As a result, verified by actual load-deflection tests, the new
frame uses less steel and is substantially twice as rigid in
resisting vertical loads applied to the seat mast as the
conventional frame shown in the above patent.
There is provided in accordance with the present invention, an
improvement in a bicycle type reach tube, which extends forwardly
from the seat tube to the head tube and provides the main
structural connection therebetween. The present invention is
characterized in that in each cross section along the length of the
reach tube the area moment of inertia I.sub.x--x about the
horizontal axis is substantially greater than the area moment of
inertia I.sub.y--y about the vertical axis. As used above and
throughout this document, the terms "horizontal axis" and "vertical
axis" for any particular cross section shall be understood to refer
to mutually perpendicular neutral axes that lie in a plane
perpendicular to the longitudinal axis of the reach tube. When the
apparatus stands upright on a level surface, the vertical axis of
any cross section referred to in this document is in a vertical
plane in the strict sense even through the longitudinal axis in
different sections of the reach tube are respectively horizontal
and non-horizontal, and the horizontal axis referred to in this
document is perpendicular to that vertical plane.
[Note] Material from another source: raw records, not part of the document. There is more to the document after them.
template <int NT, int G, bool FAST, bool PROF, bool SOLO>
__global__ void __launch_bounds__(NT, (NT * G >= 4096 || NT >= 1024 ? 1 : 2048 / (NT * G / 2) > 8 ? 8 : 2048 / (NT * G / 2)))
smo_lean_kernel(const SmoProblem *__restrict__ probs, const int *__restrict__ order)
{
    extern __shared__ __align__(16) unsigned char smem_raw[];
    __shared__ LeanRed red;
    constexpr int NW = NT / 32;
    constexpr int KPT = G * 4;
    constexpr int LCAP = NT * KPT;

    const SmoProblem *__restrict__ Pp = probs + order[blockIdx.x];
    if (Pp->guard != nullptr && (*Pp->guard != 0) == FAST) return;
    const int tid = threadIdx.x, lane = tid & 31, warp = tid >> 5;
    const int l = Pp->l;
    const int nslots = Pp->nslots;
    double *const mG = reinterpret_cast<double *>(smem_raw);
    unsigned *const pfS = reinterpret_cast<unsigned *>(mG + LCAP);
    double *const alpha_g = Pp->alpha;
    double *const gbar_g = Pp->Gbar;
    int *const scratch = Pp->scratch;
    const float *__restrict__ const K = Pp->K;
    const int64_t ldk = Pp->ldk;
    const double eps = Pp->eps;
    const double Cc = Pp->C, Cneg = Pp->Cn;
    const bool use_gbar = Pp->shrinking != 0;
    const double *__restrict__ const qd = FAST ? nullptr : Pp->qd;

    unsigned long long t_start = 0;
    if (tid == 0) asm volatile("mov.u64 %0, %%globaltimer;" : "=l"(t_start));

    if (tid == 0) {
        int s = 0;
        for (int e = 0; e < 4; e++) {
            red.seg_slot[e] = e < Pp->nseg ? s : 0x7fffffff;
            red.seg_col[e] = e < Pp->nseg ? Pp->seg_start[e] : 0;
            if (e < Pp->nseg) s += Pp->seg_len[e];
        }
        red.seg_slot[4] = 0x7fffffff;
    }
    __syncthreads();
    auto slot_col = [&](int slot) -> int {
        const int e = (slot >= red.seg_slot[1]) + (slot >= red.seg_slot[2]) + (slot >= red.seg_slot[3]);
        return red.seg_col[e] + (slot - red.seg_slot[e]);
    };
    int gcol[G];
#pragma unroll
// ... 450 lines not shown
                *reinterpret_cast<uint4 *>(pfS + s4) = make_uint4(pv[0], pv[1], pv[2], pv[3]);
            }
            active = na;
        }
        refresh_flags();
        __syncthreads();
    };

    refresh_flags();
    bool scan_valid = false, second = false;
    for (;;) {
        if (!second) {
            if (iter >= max_iter) { timed_out = 1; break; }
            if (--counter == 0) {
                counter = l < 1000 ? l : 1000;
                if (use_gbar) { do_shrink(); scan_valid = false; }
                if constexpr (PROF) tprev = clock64();
            }
        }
        if (!scan_valid) local_scan();
        if (select()) {
            if (second) break;
            rebuild_gradient();
            active = l;
            refresh_flags();
            __syncthreads();
            scan_valid = false;
            second = true;
            continue;
        }
        if (second) { counter = 1; second = false; }
        ++iter;

        const int slot_i = (int)((pi >> SLOT_SHIFT) & SLOT_MASK), slot_j = (int)((pj >> SLOT_SHIFT) & SLOT_MASK);
        float kvj[KPT];
        load_row(col_j, kvj);
        double a = 0, b = 0, ai_new = 0, aj_new = 0;
        int sti = 0, stj = 0;
        const bool yi = slot_i < ysplit, yj = slot_j < ysplit;
        if (SOLO || warp == 0) {
            const double Ci = yi ? Cc : Cneg, Cj = yj ? Cc : Cneg;
            const double Gi = yi ? -gmax : gmax;
            const double Gj = yj ? -mg_j : mg_j;
            const double QDi = QDc(col_i), QDj = QDc(col_j);
            const double Qij = (yi == yj) ? k_ij : -k_ij;
            double ai = alpha_i, aj = alpha_j;
            if (yi != yj) {
                double quad = __dadd_rn(__dadd_rn(QDi, QDj), __dmul_rn(2.0, Qij));
                if (quad <= 0) quad = TAU;
                const double delta = __ddiv_rn(__dsub_rn(-Gi, Gj), quad);
                const double diff = __dsub_rn(ai, aj);
                ai = __dadd_rn(ai, delta); aj = __dadd_rn(aj, delta);
                if (diff > 0) { if (aj < 0) { aj = 0; ai = diff; } }
                else          { if (ai < 0) { ai = 0; aj = -diff; } }
                if (diff > __dsub_rn(Ci, Cj)) { if (ai > Ci) { ai = Ci; aj = __dsub_rn(Ci, diff); } }
                else                          { if (aj > Cj) { aj = Cj; ai = __dadd_rn(Cj, diff); } }
            } else {
                double quad = __dsub_rn(__dadd_rn(QDi, QDj), __dmul_rn(2.0, Qij));
                if (quad <= 0) quad = TAU;
                const double delta = __ddiv_rn(__dsub_rn(Gi, Gj), quad);
                const double sum = __dadd_rn(ai, aj);
                ai = __dsub_rn(ai, delta); aj = __dadd_rn(aj, delta);
                if (sum > Ci) { if (ai > Ci) { ai = Ci; aj = __dsub_rn(sum, Ci); } }
                else         { if (aj < 0) { aj = 0; ai = sum; } }
                if (sum > Cj) { if (aj > Cj) { aj = Cj; ai = __dsub_rn(sum, Cj); } }
                else         { if (ai < 0) { ai = 0; aj = sum; } }
            }
            const double dai = __dsub_rn(ai, alpha_i), daj = __dsub_rn(aj, alpha_j);
            sti = ai >= Ci ? ST_UPPER : (ai <= 0 ? ST_LOWER : ST_FREE);
            stj = aj >= Cj ? ST_UPPER : (aj <= 0 ? ST_LOWER : ST_FREE);
            a = yi ? -dai : dai;
            b = yj ? -daj : daj;
            ai_new = ai; aj_new = aj;
            if constexpr (!SOLO) {
                if (lane == 0) {
                    red.bc_d[0] = a; red.bc_d[1] = b; red.bc_d[2] = ai; red.bc_d[3] = aj;
                    red.bc_i[0] = sti; red.bc_i[1] = stj;
                }
            }
        }
        tick(4);
        if constexpr (!SOLO) {
// ... 95 lines not shown
            const int s4 = (g * NT + tid) * 4;
            double mv[4]; unsigned pv[4];
            load_m4(s4, mv); load_pf4(s4, pv);
#pragma unroll
            for (int q = 0; q < 4; q++) {
                yg[g * 4 + q] = -mv[q]; wv[g * 4 + q] = pv[q];
                if (pv[q] < PF_INERT) {
                    const double av = __ldcg(alpha_g + s4 + q);
                    coef[gcol[g] + q] = s4 + q < ysplit ? av : -av;
                    nsv += av > 0;
                    nbsv += av >= (s4 + q < ysplit ? Cc : Cneg);
                }
            }
        }
    }
    __syncthreads();
    {
        const unsigned act_lim = (unsigned)active << POS_SHIFT;
#pragma unroll
        for (int k = 0; k < KPT; k++) {
            if (wv[k] < act_lim) {
                const int p = (int)(wv[k] >> POS_SHIFT);
                const int s = ((k >> 2) * NT + tid) * 4 + (k & 3);
                mG[p] = yg[k];
                pfS[p] = (wv[k] & 3u) | (s < ysplit ? 4u : 0u);
            }
        }
    }
    __syncthreads();
    if (tid == 0) {
// ... 14 lines not shown
        nbsv += __shfl_xor_sync(0xffffffffu, nbsv, s);
    }
    if (lane == 0) { red.cnt[warp] = nsv; red.a_pf[warp] = (unsigned)nbsv; }
    __syncthreads();
    if (tid == 0) {
        int s = 0, bs = 0;
        for (int w = 0; w < NW; w++) { s += red.cnt[w]; bs += (int)red.a_pf[w]; }
        int *info = Pp->out_info;
        info[0] = iter; info[1] = timed_out; info[2] = s; info[3] = bs;
        unsigned long long t_end;
        asm volatile("mov.u64 %0, %%globaltimer;" : "=l"(t_end));
        unsigned long long *ns = Pp->out_ns;
        ns[0] = t_start; ns[1] = t_end;
        if constexpr (PROF)
            for (int q = 0; q < 8; q++) ns[2 + q] = (unsigned long long)prof[q];
    }
}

The deflection of a particular point on a structural member subject
to a bending moment is inversely proportional to the area moment of
inertia of its cross section about the neutral axis perpendicular
to the bending force or a component thereof. Accordingly, in the
present invention, a large area moment of inertia I.sub.x--x about
the horizontal neutral axis results in a small deflection, that is,
greater vertical rigidity, due to vertical loading. Conversely, a
lesser area moment of inertia I.sub.y--y about the vertical neutral
axis, according to the present invention, allows a somewhat greater
horizontal deflection due to horizontal loading while still
maintaining sufficient horizontal rigidity to prevent excessive
cyclic side bending and twisting ("whippiness") when work is
applied to the frame through the pedals.
For a reach tube having a particular cross-sectional area to
provide the tensile and compressive strengths needed, the present
invention while recognizing the importance of rigidity in both
directions, further recognizes that less rigidity is needed in the
horizontal direction than in the vertical direction. Accordingly,
for a reach tube of a given cross-sectional area, the present
invention in effect "trades off" some unneeded horizontal rigidity
to provide additional vertical rigidity. This trade off is however
kept within limits to prevent excessive sidewise flexibility and
twistability which could detract from the solid feel of the
exercise frame.
It is possible to trade horizontal rigidity for vertical rigidity
by adjusting the ratio between I.sub.x--x and I.sub.y--y within
limits in a number of ways, such as varying the wall thickness of a
circular cross section tube or providing ribs internally or
externally along the top or bottom, or both. It is presently
believed, however, that the best and least costly way of favorably
adjusting the ratio between I.sub.x--x and I.sub.y--y for a given
cross-sectional area is to make it rectangular in cross-section and
of substantially uniform wall thickness at each cross-section along
its length, when compared with the higher costs of manufacturing
more complex cross-sections.
According to the present invention, the preferred ratio of
I.sub.x--x to I.sub.y--y at each cross-section along the length of
the reach tube should be in the range of about 1.75/1 to 3.75/1.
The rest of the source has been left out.